- _Task to carry out_
Exact reproduction of the following data is required.

- _Provided records_
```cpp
template <typename OutT>
__device__ __forceinline__ void nt_store4(f32x4 v, OutT* __restrict__ C, int64_t idx, int accumulate) {
  if constexpr (sizeof(OutT) == 4) {
    f32x4* dst = reinterpret_cast<f32x4*>((float*)C + idx);
    if (accumulate) v += *dst;
    *dst = v;
  } else {
    *reinterpret_cast<bf16x4*>((bf16_t*)C + idx) = (bf16x4){(bf16_t)v[0], (bf16_t)v[1], (bf16_t)v[2], (bf16_t)v[3]};
  }
}
template <typename OutT>
__device__ __forceinline__ void nt_store1(float v, OutT* __restrict__ C, int64_t idx, int accumulate) {
  if constexpr (sizeof(OutT) == 4) {
    float* dst = (float*)C + idx;
    *dst = accumulate ? *dst + v : v;
  } else {
    ((bf16_t*)C)[idx] = (bf16_t)v;
  }
}
__device__ __forceinline__ f32x4 nt_with_bias(f32x4 v, const float* __restrict__ bias, int64_t n) {
// ... 33 lines not shown
```

### cerebralsignalnetworks_amd/csrc/lstm.hip

```cpp
#include <algorithm>
#include <cstring>
#include <vector>

#include "csn_common.h"
#include "lstm_cell_blk.h"
#include "lstm_cell_common.h"
#include "lstm_dropout.h"
#include "lstm_f32_persist.h"
#include "lstm_resident.h"

namespace csn {

struct LayerWs {
  size_t wih, whh, whht, wiht, whh_blk, whht_blk, bias, xproj, gates, c_all, h_all, dgates, dx, dc_carry, hblk[2],
      dgblk[2], h_blk_all, counters, dg_blk_all, bflags;
  size_t h_drop;
};
struct WsLayout {
  LayerWs layer[8];
  size_t x_c, x_blk, wih0_blk, dy_tm, tn_scratch, colsum, status, agree, agree_b, zeros_bh, f32_bias_part, total;
  size_t zero_fwd, zero_fwd_bytes, zero_bwd, zero_bwd_bytes;
  bool fuse_x;
  bool il, persist, persist_bwd;
  bool fwd_ns;
// ... 1579 lines not shown
      const int cr = r / Cz;
      const bool last = (r == T - 1);
      if (l > 0 || last) {
        if ((rc = hand_off(sc, st, side))) return rc;
      }
      if (l > 0) {
        if ((rc = dx_chunk_gemm(C, l, cr, A.dh_n, side))) return rc;
        hipEvent_t ev;
        if ((rc = next_event(sc, &ev))) return rc;
        CSN_HIP_CHECK(hipEventRecord(ev, side));
        dx_ready[(size_t)l * nch + cr] = ev;
      } else if (last && A.dx != nullptr) {
        if ((rc = dx_out(C, A.dx, side))) return rc;
      }
      if (last && (rc = weight_grads_blk(C, A, l, side))) return rc;
    }
  }
  if ((rc = prof_end(C, 1, n_launch, n_cells))) return rc;
  if ((rc = hand_off(sc, side, st))) return rc;
  for (int l = NL - 1; l >= 0; --l) C.P.grads_ready(l);
  return CSN_OK;
}

static int backward_persist(Call& C, const BwdArgs& A) {
  Plan& P = C.P;
  const WsLayout& w = C.w;
  Prof& g_prof = P.prof;
  char* ws = C.ws;
  hipStream_t st = C.st;
  const float* dh_n = A.dh_n;
  const int B = C.B, T = C.T, H = C.H, NL = C.NL;
  const int64_t G = C.G;
  const int Bpad = (B + 63) / 64 * 64, MT = Bpad / 64;
  const int Cz = C.Cz;
  const int nch = (T + Cz - 1) / Cz;
  const bool beside = NL > 1 && NL <= 4 && bwd_persist_slices(H) <= 28 && G % 64 == 0 && !P.opt.no_beside;
  const int lag = beside ? 2 : 1;
  const int ndiag = nch + lag * (NL - 1);
  int rc;
  CSN_HIP_CHECK(hipMemsetAsync(ws + w.zero_bwd, 0, w.zero_bwd_bytes, st));
  for (int l = 0; l < NL; ++l)
    if ((rc = seed_dc_carry(C, l, A.dc_n, true))) return rc;
  struct DhAdd { int l, t_lo, t_hi; };
  auto add_dh_n = [&](const DhAdd& q) -> int {
    return add_dh_n_rows(C, dh_n + (size_t)(q.l - 1) * B * H, (float*)(ws + w.layer[q.l].dx), q.t_lo, q.t_hi, st);
  };
  const bool try_local = !P.opt.no_xcd_local;

  PersistBwdArgs a{};
  a.error_flag = (unsigned*)(ws + w.status);
  a.B = B; a.H = H; a.T = T; a.Bpad = Bpad; a.MT = MT;
  a.xcd_groups = 1;
  a.grid_slices = 32;
  a.rotate = !P.opt.no_rotate;
  a.data_polls = P.opt.bwd_flags ? 0 : (P.opt.dpoll_no_hint ? 2 : 1);
#ifdef CSN_SLAB_TAGS
  if (a.data_polls && P.opt.tags_no_rearm) a.data_polls |= 4;
#endif
  P.dgates_copies = 2;
  if (a.data_polls)
    for (int l = 0; l < NL; ++l) CSN_HIP_CHECK(hipMemsetAsync(ws + w.layer[l].dg_blk_all, 0xff, (size_t)4 * Bpad * G * 2, st));
  int n_launch = 0;
  P.half_launches[1] = 0;
  BesideGemm pending[3];
  DhAdd pending_add[3] = {{0, 0, 0}, {0, 0, 0}, {0, 0, 0}};
  DhAdd pending_drop[3] = {{0, 0, 0}, {0, 0, 0}, {0, 0, 0}};
  int npending = 0;
  if ((rc = prof_mark(g_prof, 2, st))) return rc;
  for (int dg = 0; dg < ndiag; ++dg) {
    int lay[4], chk[4], ns = 0;
    for (int l = NL - 1; l >= 0; --l) {
      const int c = dg - lag * (NL - 1 - l);
      if (c < 0 || c >= nch) continue;
      const LayerWs& L = w.layer[l];
      PersistBwdSlot& S = a.slot[ns];
      S.wt_blk = (const bf16_t*)(ws + L.whht_blk);
      S.gates = (const bf16_t*)(ws + L.gates);
      S.c_all = (const float*)(ws + L.c_all);
      if (l == NL - 1) {
        S.dy = A.dy_tm;
        S.dy_last = A.dy_tm ? nullptr : A.dy_last;
      } else {
        S.dy = (const float*)(ws + w.layer[l + 1].dx);
        S.dy_last = nullptr;
      }
      S.zeros = (const float*)(ws + w.zeros_bh);
      S.dc_carry = (float*)(ws + L.dc_carry);
      S.dgates = (bf16_t*)(ws + L.dgates);
      S.dg_blk_all = (bf16_t*)(ws + L.dg_blk_all);
      S.flags = (unsigned*)(ws + L.bflags);
      const Chunk k = chunk_at(C, c);
      S.t_hi = T - 1 - k.t0;
      S.nsteps = k.nsteps;
      lay[ns] = l;
      chk[ns] = c;
      ++ns;
    }
    if (ns == 0) {
      for (int i = 0; i < npending; ++i) {
        const BesideGemm& g = pending[i];
        if ((rc = gemm_nt(g.A, g.Bt, nullptr, g.C, g.M, g.N, g.K, CSN_BF16, CSN_F32, 0, st, P.opt))) return rc;
        if ((rc = drop_bwd(C, pending_drop[i].l - 1, pending_drop[i].t_lo, pending_drop[i].t_hi, st))) return rc;
        if (pending_add[i].l && (rc = add_dh_n(pending_add[i]))) return rc;
      }
      npending = 0;
      continue;
// ... 307 lines not shown
```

- _Written response_
```cpp
template <typename OutT>
__device__ __forceinline__ void nt_store4(f32x4 v, OutT* __restrict__ C, int64_t idx, int accumulate) {
  if constexpr (sizeof(OutT) == 4) {
    f32x4* dst = reinterpret_cast<f32x4*>((float*)C + idx);
    if (accumulate) v += *dst;
    *dst = v;
  } else {
    *reinterpret_cast<bf16x4*>((bf16_t*)C + idx) = (bf16x4){(bf16_t)v[0], (bf16_t)v[1], (bf16_t)v[2], (bf16_t)v[3]};
  }
}
template <typename OutT>
__device__ __forceinline__ void nt_store1(float v, OutT* __restrict__ C, int64_t idx, int accumulate) {
  if constexpr (sizeof(OutT) == 4) {
    float* dst = (float*)C + idx;
    *dst = accumulate ? *dst + v : v;
  } else {
    ((bf16_t*)C)[idx] = (bf16_t)v;
  }
}
__device__ __forceinline__ f32x4 nt_with_bias(f32x4 v, const float* __restrict__ bias, int64_t n) {
// ... 33 lines not shown
```

### cerebralsignalnetworks_amd/csrc/lstm.hip

```cpp
#include <algorithm>
#include <cstring>
#include <vector>

#include "csn_common.h"
#include "lstm_cell_blk.h"
#include "lstm_cell_common.h"
#include "lstm_dropout.h"
#include "lstm_f32_persist.h"
#include "lstm_resident.h"

namespace csn {

struct LayerWs {
  size_t wih, whh, whht, wiht, whh_blk, whht_blk, bias, xproj, gates, c_all, h_all, dgates, dx, dc_carry, hblk[2],
      dgblk[2], h_blk_all, counters, dg_blk_all, bflags;
  size_t h_drop;
};
struct WsLayout {
  LayerWs layer[8];
  size_t x_c, x_blk, wih0_blk, dy_tm, tn_scratch, colsum, status, agree, agree_b, zeros_bh, f32_bias_part, total;
  size_t zero_fwd, zero_fwd_bytes, zero_bwd, zero_bwd_bytes;
  bool fuse_x;
  bool il, persist, persist_bwd;
  bool fwd_ns;
// ... 1579 lines not shown
      const int cr = r / Cz;
      const bool last = (r == T - 1);
      if (l > 0 || last) {
        if ((rc = hand_off(sc, st, side))) return rc;
      }
      if (l > 0) {
        if ((rc = dx_chunk_gemm(C, l, cr, A.dh_n, side))) return rc;
        hipEvent_t ev;
        if ((rc = next_event(sc, &ev))) return rc;
        CSN_HIP_CHECK(hipEventRecord(ev, side));
        dx_ready[(size_t)l * nch + cr] = ev;
      } else if (last && A.dx != nullptr) {
        if ((rc = dx_out(C, A.dx, side))) return rc;
      }
      if (last && (rc = weight_grads_blk(C, A, l, side))) return rc;
    }
  }
  if ((rc = prof_end(C, 1, n_launch, n_cells))) return rc;
  if ((rc = hand_off(sc, side, st))) return rc;
  for (int l = NL - 1; l >= 0; --l) C.P.grads_ready(l);
  return CSN_OK;
}

static int backward_persist(Call& C, const BwdArgs& A) {
  Plan& P = C.P;
  const WsLayout& w = C.w;
  Prof& g_prof = P.prof;
  char* ws = C.ws;
  hipStream_t st = C.st;
  const float* dh_n = A.dh_n;
  const int B = C.B, T = C.T, H = C.H, NL = C.NL;
  const int64_t G = C.G;
  const int Bpad = (B + 63) / 64 * 64, MT = Bpad / 64;
  const int Cz = C.Cz;
  const int nch = (T + Cz - 1) / Cz;
  const bool beside = NL > 1 && NL <= 4 && bwd_persist_slices(H) <= 28 && G % 64 == 0 && !P.opt.no_beside;
  const int lag = beside ? 2 : 1;
  const int ndiag = nch + lag * (NL - 1);
  int rc;
  CSN_HIP_CHECK(hipMemsetAsync(ws + w.zero_bwd, 0, w.zero_bwd_bytes, st));
  for (int l = 0; l < NL; ++l)
    if ((rc = seed_dc_carry(C, l, A.dc_n, true))) return rc;
  struct DhAdd { int l, t_lo, t_hi; };
  auto add_dh_n = [&](const DhAdd& q) -> int {
    return add_dh_n_rows(C, dh_n + (size_t)(q.l - 1) * B * H, (float*)(ws + w.layer[q.l].dx), q.t_lo, q.t_hi, st);
  };
  const bool try_local = !P.opt.no_xcd_local;

  PersistBwdArgs a{};
  a.error_flag = (unsigned*)(ws + w.status);
  a.B = B; a.H = H; a.T = T; a.Bpad = Bpad; a.MT = MT;
  a.xcd_groups = 1;
  a.grid_slices = 32;
  a.rotate = !P.opt.no_rotate;
  a.data_polls = P.opt.bwd_flags ? 0 : (P.opt.dpoll_no_hint ? 2 : 1);
#ifdef CSN_SLAB_TAGS
  if (a.data_polls && P.opt.tags_no_rearm) a.data_polls |= 4;
#endif
  P.dgates_copies = 2;
  if (a.data_polls)
    for (int l = 0; l < NL; ++l) CSN_HIP_CHECK(hipMemsetAsync(ws + w.layer[l].dg_blk_all, 0xff, (size_t)4 * Bpad * G * 2, st));
  int n_launch = 0;
  P.half_launches[1] = 0;
  BesideGemm pending[3];
  DhAdd pending_add[3] = {{0, 0, 0}, {0, 0, 0}, {0, 0, 0}};
  DhAdd pending_drop[3] = {{0, 0, 0}, {0, 0, 0}, {0, 0, 0}};
  int npending = 0;
  if ((rc = prof_mark(g_prof, 2, st))) return rc;
  for (int dg = 0; dg < ndiag; ++dg) {
    int lay[4], chk[4], ns = 0;
    for (int l = NL - 1; l >= 0; --l) {
      const int c = dg - lag * (NL - 1 - l);
      if (c < 0 || c >= nch) continue;
      const LayerWs& L = w.layer[l];
      PersistBwdSlot& S = a.slot[ns];
      S.wt_blk = (const bf16_t*)(ws + L.whht_blk);
      S.gates = (const bf16_t*)(ws + L.gates);
      S.c_all = (const float*)(ws + L.c_all);
      if (l == NL - 1) {
        S.dy = A.dy_tm;
        S.dy_last = A.dy_tm ? nullptr : A.dy_last;
      } else {
        S.dy = (const float*)(ws + w.layer[l + 1].dx);
        S.dy_last = nullptr;
      }
      S.zeros = (const float*)(ws + w.zeros_bh);
      S.dc_carry = (float*)(ws + L.dc_carry);
      S.dgates = (bf16_t*)(ws + L.dgates);
      S.dg_blk_all = (bf16_t*)(ws + L.dg_blk_all);
      S.flags = (unsigned*)(ws + L.bflags);
      const Chunk k = chunk_at(C, c);
      S.t_hi = T - 1 - k.t0;
      S.nsteps = k.nsteps;
      lay[ns] = l;
      chk[ns] = c;
      ++ns;
    }
    if (ns == 0) {
      for (int i = 0; i < npending; ++i) {
        const BesideGemm& g = pending[i];
        if ((rc = gemm_nt(g.A, g.Bt, nullptr, g.C, g.M, g.N, g.K, CSN_BF16, CSN_F32, 0, st, P.opt))) return rc;
        if ((rc = drop_bwd(C, pending_drop[i].l - 1, pending_drop[i].t_lo, pending_drop[i].t_hi, st))) return rc;
        if (pending_add[i].l && (rc = add_dh_n(pending_add[i]))) return rc;
      }
      npending = 0;
      continue;
// ... 307 lines not shown
```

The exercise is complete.